WHAT THE TASK REQUIRES: Print exactly the lines below between the line holding "if (tid < 2" and the line holding "1) * pitch;", inclusive, and nothing more.

[Start of Attachment]

-template <int N>
+__device__ __forceinline__ void rb_tile_t(float (&acc)[128], int n, uint64_t x_desc0, int row0, const ResBlockTc &p, const RbGeom &g,
+                                          uint64_t w_desc0, RbBars *bars, int n0, int lane)
+{
+    const uint32_t plane16 = (uint32_t)(g.plane >> 4), x_lo16 = (uint32_t)(g.part >> 4);
+    float (&acc128)[64] = *reinterpret_cast<float (*)[64]>(&acc[0]);
+    const int nstages = p.stages;
+#pragma unroll
+    for (int i = 0; i < 128; ++i) acc[i] = 0.0f;
+    for (int tap = 0; tap < 9; ++tap) {
+        const int s = n0 + tap, st = s % nstages;
+        mbar_wait(&bars->full[st], (s / nstages) & 1);
+        const uint64_t w0 = w_desc0 + (uint64_t)((st * g.tap_bytes) >> 4);
+        const uint64_t x0 = x_desc0 + (uint64_t)(row0 + p.tap_shift[tap]);
+        wg_fence();
+#pragma unroll
+        for (int ks = 0; ks < 2; ++ks) {
+            const uint64_t a = w0 + ks * 128, b = x0 + ks * 2 * plane16;
+            if (n == 256) {
+                wgmma_n256(acc, a, b);
+                if (p.npass == 3) wgmma_n256(acc, a, b + x_lo16);
+            } else if (n == 128) {
+                wgmma_n128(acc128, a, b);
+                if (p.npass == 3) wgmma_n128(acc128, a, b + x_lo16);
+            }
+        }
+        wg_commit();
+        if (tap > 0) {
+            wg_wait<1>();
+            __syncwarp();
+            if (lane == 0) mbar_arrive(&bars->empty[(s - 1) % nstages]);
+        }
+    }
+    wg_wait<0>();
+    __syncwarp();
+    if (lane == 0) mbar_arrive(&bars->empty[(n0 + 8) % nstages]);
+}
+
+struct RbPix {
+    int k, r, yy, xx;
+    __device__ __forceinline__ void init(int m, int rho_off, int S, int pitch)
+    {
+        k = m / S;
+        r = m - k * S;
+        const int rr = rho_off + r + 2 * pitch;
+        const int q = rr / pitch;
+        xx = rr - q * pitch;
+        yy = q - 3;
+    }
+    __device__ __forceinline__ void step8(int S, int pitch, int band_h)
+    {
+        r += 8;
+        xx += 8;
+        if (xx >= pitch) { xx -= pitch; ++yy; }
+        if (r >= S) {
+            r -= S;
+            ++k;
+            xx -= 2;
+            yy -= band_h + 4;
+            if (xx < 0) { xx += pitch; --yy; }
+        }
+    }
+};
+
+__device__ __forceinline__ void split2(float a, float b, uint32_t &hi, uint32_t &lo)
+{
+    a = fminf(fmaxf(a, -65504.0f), 65504.0f);
+    b = fminf(fmaxf(b, -65504.0f), 65504.0f);
+    const __half ha = __float2half_rn(a), hb = __float2half_rn(b);
+    __half2 h = __halves2half2(ha, hb), l = __halves2half2(__float2half_rn(a - __half2float(ha)), __float2half_rn(b - __half2float(hb)));
+    hi = *reinterpret_cast<uint32_t *>(&h);
+    lo = *reinterpret_cast<uint32_t *>(&l);
+}
+
+template <bool RES, typename Store>
+__device__ __forceinline__ void rb_epilogue_t(const float (&acc)[128], int n, const float *scale, const float *shift, int npass,
+                                              uint32_t res_addr, Store store)
+{
+    const int ch = 8 * ((threadIdx.x >> 5) & 3) + ((threadIdx.x & 31) >> 2);
+    const float sc = __ldg(scale + ch), sh = __ldg(shift + ch);
+#pragma unroll
+    for (int j = 0; j < 32; ++j) {
+        if (8 * j >= n) break;
+        float v[2];
+#pragma unroll
+        for (int e = 0; e < 2; ++e) {
+            float a = acc[4 * j + e];
+            if (npass == 3) a += acc[4 * j + 2 + e];
+            v[e] = fmaf(a, sc, sh);
+        }
+        if constexpr (RES) {
+            uint32_t r[2];
+            ldmatrix_x2_trans(r, res_addr + j * 128);
+            const float2 a = __half22float2(*reinterpret_cast<const __half2 *>(&r[0]));
+            const float2 b = __half22float2(*reinterpret_cast<const __half2 *>(&r[1]));
+            v[0] += a.x + b.x;
+            v[1] += a.y + b.y;
+        }
+        uint32_t hi, lo;
+        split2(fmaxf(v[0], 0.0f), fmaxf(v[1], 0.0f), hi, lo);
+        store(j, movmatrix_trans(hi), movmatrix_trans(lo));
+    }
+}
+
+template <int C>
 __global__ void __launch_bounds__(kCvThreads, 1) k_resblock_tc(ResBlockTc p)
 {
     extern __shared__ __align__(1024) unsigned char smem[];
@@ -254,7 +362,7 @@
     RbBars *bars = reinterpret_cast<RbBars *>(ring + p.stages * g.tap_bytes);
     const int nstages = p.stages;
     const int tid = threadIdx.x, warp = __shfl_sync(0xffffffffu, tid >> 5, 0), lane = tid & 31;
-    const int pitch = p.in.pitch, H = p.in.H, W = p.in.W, kg_in = N / 8;
+    const int pitch = p.in.pitch, H = p.in.H, W = p.in.W, kg_in = C / 8;
     const int group = blockIdx.x / g.nbands, band = blockIdx.x - group * g.nbands;
     const int img0 = group * p.G, nimg = min(p.G, p.B - img0);
     const int y0 = band * p.band_h;
@@ -298,93 +406,156 @@
         return;
     }
 
-    const int wg = warp >> 2;
+    const int wg = warp >> 2, w = warp & 3;
     const uint32_t plane16 = (uint32_t)(g.plane >> 4);
     const uint64_t in_desc = make_desc(smem_u32(in_s), plane16, 8), mid_desc = make_desc(smem_u32(mid_s), plane16, 8);
-    const uint64_t b_desc0 = make_desc(smem_u32(ring), 2 * N, 8);
+    const uint64_t w_desc0 = make_desc(smem_u32(ring), 2 * C, 8);
     const int qc = 2 * (lane & 3);
+    const int yend = min(y0 + p.band_h, H);
+    const Tcl &o = p.out;
     if (tid < 2 * kg_in) *reinterpret_cast<uint4 *>(mid_s + tid * g.plane) = make_uint4(0u, 0u, 0u, 0u);
-
     int ready = 0;
-    for (int t = 0; t < g.NT1; t += 2) {
-        const bool two = t + 1 < g.NT1;
-        const int need = min(g.nchunk, (t * 128 + 256 + 2 * pitch + 1) / 128 + 1);
-        for (; ready < need; ++ready) mbar_wait(&bars->chunk[ready], 0);
-        float acc[2][N / 2];
-        rb_tiles<N>(acc, two, in_desc, g.m_lo + t * 128 + wg * 64, p, g, b_desc0, bars, t / 2 * 9, lane);
-#pragma unroll
-        for (int e = 0; e < 4; ++e) {
-            const int s = e >> 1, hr = e & 1;
-            if (s == 1 && !two) break;
-            const int m = g.m_lo + (t + s) * 128 + wg * 64 + 16 * (warp & 3) + (lane >> 2) + 8 * hr;
-            const int i = m - pitch;
-            const int k = m / g.S;
-            const int rho = (y0 - 1) * pitch - 1 + (m - k * g.S);
-            const int yy = rho / pitch - 1, xx = rho - (yy + 1) * pitch;
-            const bool valid = (k < nimg) && (rho >= pitch) && (yy >= y0 - 1) && (yy <= y0 + p.band_h) && (yy < H) && (xx < W);
-            if (i >= g.PR) continue;
-#pragma unroll
-            for (int j = 0; j < N / 8; ++j) {
-                const int col = 8 * j + qc;
-                float v0 = fmaf(acc[s][4 * j + 2 * hr], __ldg(p.scale[0] + col), __ldg(p.shift[0] + col));
-                float v1 = fmaf(acc[s][4 * j + 2 * hr + 1], __ldg(p.scale[0] + col + 1), __ldg(p.shift[0] + col + 1));
-                v0 = valid ? fmaxf(v0, 0.0f) : 0.0f;
-                v1 = valid ? fmaxf(v1, 0.0f) : 0.0f;
-                unsigned char *op = mid_s + (size_t)(col >> 3) * g.plane + (size_t)i * 16 + (col & 7) * 2;
-                store_split2(op, op + g.part, v0, v1);
-            }
-        }
-    }
-    for (; ready < g.nchunk; ++ready) mbar_wait(&bars->chunk[ready], 0);
-    fence_proxy_async();
-    asm volatile("bar.sync 1, %0;\n" ::"n"(kCvConsumers) : "memory");
-
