# talmolab/flybody

Measured on AMD Instinct MI355X. Metric: env-steps/sec (whole node), fruitfly flight-imitation task, higher is better.
Workload: dtype f32; 1 GPU; flight_imitation (BASELINE configs[3]): 4 substeps @5e-5 s (joint limits, fluid forces, the fly's own contacts) + WBPG + obs/reward/termination/auto-reset; envs_per_gpu=8192, global_batch=8192, parallelism=env-sharded x1, actions=uniform over the raw action spec (canonical U(-1,1)), resident in HBM

## Files before the change

flybody_amd/csrc/convex.hpp:

```cpp
#pragma once

#ifdef CVX_HOST
#include <cmath>
#define CVX_FN static inline
namespace dm {
struct V3 { float x, y, z; };
struct Q4 { float w, x, y, z; };
struct M3 { float m0, m1, m2, m3, m4, m5, m6, m7, m8; };
CVX_FN V3 operator+(V3 a, V3 b) { return {a.x + b.x, a.y + b.y, a.z + b.z}; }
CVX_FN V3 operator-(V3 a, V3 b) { return {a.x - b.x, a.y - b.y, a.z - b.z}; }
CVX_FN V3 operator*(float s, V3 a) { return {s * a.x, s * a.y, s * a.z}; }
CVX_FN V3 cross(V3 a, V3 b) { return {a.y * b.z - a.z * b.y, a.z * b.x - a.x * b.z, a.x * b.y - a.y * b.x}; }
CVX_FN float dot(V3 a, V3 b) { return a.x * b.x + a.y * b.y + a.z * b.z; }
CVX_FN M3 q2m(Q4 q) {
  float w = q.w, x = q.x, y = q.y, z = q.z;
  return {w * w + x * x - y * y - z * z, 2 * (x * y - w * z), 2 * (x * z + w * y), 2 * (x * y + w * z), w * w - x * x + y * y - z * z,
          2 * (y * z - w * x), 2 * (x * z - w * y), 2 * (y * z + w * x), w * w - x * x - y * y + z * z};
}
CVX_FN V3 mv(const M3 &m, V3 v) { return {m.m0 * v.x + m.m1 * v.y + m.m2 * v.z, m.m3 * v.x + m.m4 * v.y + m.m5 * v.z, m.m6 * v.x + m.m7 * v.y + m.m8 * v.z}; }
CVX_FN V3 mtv(const M3 &m, V3 v) { return {m.m0 * v.x + m.m3 * v.y + m.m6 * v.z, m.m1 * v.x + m.m4 * v.y + m.m7 * v.z, m.m2 * v.x + m.m5 * v.y + m.m8 * v.z}; }
CVX_FN float frcp(float x) { return 1.f / x; }
CVX_FN float fsqrt(float x) { return x > 0.f ? std::sqrt(x) : 0.f; }
}
#else
// ... 539 lines not shown
      const V3 n = cs * b1 + sn * b2;
      const float o = fsqrt(dot(n, sym_mv(A, n))) + dot(n, c);
      if (o < obest) { obest = o; nbest = n; }
    }
    const float dprev = r.dist;
    za = side(nbest, pe);
    if (r.dist >= 0.f && r.dist > dprev) return r;
  }
  {
    const M3 Re = q2m(e.q);
    const V3 m = e.s0 <= e.s1 && e.s0 <= e.s2 ? V3{Re.m0, Re.m3, Re.m6} : (e.s1 <= e.s2 ? V3{Re.m1, Re.m4, Re.m7} : V3{Re.m2, Re.m5, Re.m8});
    const V3 em = across(m, b1), es = across(pe, V3{-b1.x, -b1.y, -b1.z});
    const float s0 = za > 0.f ? 1.f : -1.f;
    float sr = s0, fb = rim_f(s0, es);
    V3 eb = es;
#pragma unroll
    for (int k = 0; k < 4; k++) {
      const float s = k < 2 ? 1.f : -1.f;
      const V3 e1 = (k & 1) ? em : V3{-em.x, -em.y, -em.z};
      const float f = rim_f(s, e1);
      if (f < fb) { fb = f; sr = s; eb = e1; }
    }
    rim(sr, eb);
    const V3 nb = r.dist > -1e29f ? r.n : V3{-es.x, -es.y, -es.z};
    rim_dual(nb, 1.f);
    rim_dual(nb, -1.f);
    const V3 mt = dot(m, c) > 0.f ? V3{-m.x, -m.y, -m.z} : m;
    rim_dual(mt, 1.f);
    rim_dual(mt, -1.f);
  }
  return r;
}

struct Contact { float dist; V3 n, pos; float t; };

CVX_FN float overlap(const Geom &a, const Geom &b, V3 u) {
  const V3 s1 = support(a, u), s2 = support(b, V3{-u.x, -u.y, -u.z});
  return dot(u, s1 - s2);
}
CVX_FN float separation_bound(const Geom &a, const Geom &b) {
  V3 a1, a2;
  float l1, l2, x1, x2, best = -1e30f;
  core_segment(a, a1, l1); core_segment(b, a2, l2);
  segment_closest(a.c, a1, l1, b.c, a2, l2, x1, x2);
  V3 u = (b.c + x2 * a2) - (a.c + x1 * a1);
  float ul = fsqrt(dot(u, u));
  if (ul > 1e-12f) best = -overlap(a, b, frcp(ul) * u);
  u = b.c - a.c;
  ul = fsqrt(dot(u, u));
  if (ul > 1e-12f) best = fmaxf(best, -overlap(a, b, frcp(ul) * u));
  return best;
}

CVX_FN Contact capsule_capsule(const Geom &a, const Geom &b) {
  const V3 a1 = zaxis(a.q), a2 = zaxis(b.q);
  const float l1 = a.type == CAPSULE ? a.s1 : 0.f, l2 = b.type == CAPSULE ? b.s1 : 0.f;
  float x1, x2;
  {
    const V3 dif = a.c - b.c;
    const float mb = -dot(a1, a2), u = -dot(a1, dif), v = dot(a2, dif), det = 1.f - mb * mb;
    if (fabsf(det) >= 1e-6f) {
      const float idet = 1.f / det;
      x1 = (u - mb * v) * idet; x2 = (v - mb * u) * idet;
      if (x1 > l1) { x1 = l1; x2 = v - mb * l1; } else if (x1 < -l1) { x1 = -l1; x2 = v + mb * l1; }
      if (x2 > l2) { x2 = l2; x1 = fminf(fmaxf(u - mb * l2, -l1), l1); }
      else if (x2 < -l2) { x2 = -l2; x1 = fminf(fmaxf(u + mb * l2, -l1), l1); }
    } else {
      const float c2 = u, lo = fmaxf(-l1, c2 - l2), hi = fminf(l1, c2 + l2);
      x1 = lo <= hi ? 0.5f * (lo + hi) : (c2 > 0.f ? l1 : -l1);
      x2 = fminf(fmaxf((x1 - c2) * (mb < 0.f ? 1.f : -1.f), -l2), l2);
    }
  }
  const V3 q1 = a.c + x1 * a1, q2 = b.c + x2 * a2, d12 = q2 - q1;
  const float cd = fsqrt(dot(d12, d12));
  Contact out;
  out.t = 0.f;
  out.n = cd >= 1e-15f ? frcp(cd) * d12 : V3{1.f, 0.f, 0.f};
  out.dist = cd - a.s0 - b.s0;
  out.pos = q1 + (a.s0 + 0.5f * out.dist) * out.n;
  return out;
}

CVX_FN Result cyl_cyl(const Geom &g1, const Geom &g2) {
  return distance<6, 4>(g1, g2, V3{0.f, 0.f, 0.f}, false, 0.05f * fminf(g1.s0, g2.s0), 1e30f);
}

#ifndef CVX_PRIM_ITERS
#define CVX_PRIM_ITERS 8
#endif
#ifndef CVX_ELLELL_ITERS
#define CVX_ELLELL_ITERS 8
#endif
#ifndef CVX_ELLCYL_ITERS
#define CVX_ELLCYL_ITERS 8
#endif
template <bool WITH_RARE = true>
CVX_FN Contact collide(const Geom &g1, const Geom &g2, V3 n0 = V3{0.f, 0.f, 0.f}, bool have_n = false, float t0 = 0.f) {
  Contact out;
  out.t = 0.f;
  if (g2.type <= CAPSULE) return capsule_capsule(g1, g2);
  if (g1.type <= CAPSULE) {
    const PResult r = prim_convex<CVX_PRIM_ITERS>(g1, g2, t0, have_n);
    out.dist = r.dist; out.n = r.n; out.pos = r.pos; out.t = r.t;
  } else if (g2.type == ELLIPSOID) {
    const Result r = ell_ell<CVX_ELLELL_ITERS>(g1, g2, n0, have_n);
    out.dist = r.dist; out.n = r.n; out.pos = r.pos;
// ... 15 lines not shown
```

flybody_amd/csrc/dev_model.hpp:

```cpp
#pragma once

#include <cmath>
#include <cstdint>
#include <cstring>
#include <map>
#include <stdexcept>
#include <string>
#include <vector>

#if defined(__HIP_DEVICE_COMPILE__)
#define FFE_GLOBAL __attribute__((address_space(1)))
#define FFE_CONST __attribute__((address_space(4)))
#else
#define FFE_GLOBAL
#define FFE_CONST
#endif

namespace ffe {
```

[End of Attachment]

EXERCISE RESPONSE:
     if (tid < 2 * kg_in) *reinterpret_cast<uint4 *>(mid_s + tid * g.plane) = make_uint4(0u, 0u, 0u, 0u);
-
     int ready = 0;
-    for (int t = 0; t < g.NT1; t += 2) {
-        const bool two = t + 1 < g.NT1;
-        const int need = min(g.nchunk, (t * 128 + 256 + 2 * pitch + 1) / 128 + 1);
-        for (; ready < need; ++ready) mbar_wait(&bars->chunk[ready], 0);
-        float acc[2][N / 2];
-        rb_tiles<N>(acc, two, in_desc, g.m_lo + t * 128 + wg * 64, p, g, b_desc0, bars, t / 2 * 9, lane);
-#pragma unroll
-        for (int e = 0; e < 4; ++e) {
-            const int s = e >> 1, hr = e & 1;
-            if (s == 1 && !two) break;
-            const int m = g.m_lo + (t + s) * 128 + wg * 64 + 16 * (warp & 3) + (lane >> 2) + 8 * hr;
-            const int i = m - pitch;
-            const int k = m / g.S;
-            const int rho = (y0 - 1) * pitch - 1 + (m - k * g.S);
-            const int yy = rho / pitch - 1, xx = rho - (yy + 1) * pitch;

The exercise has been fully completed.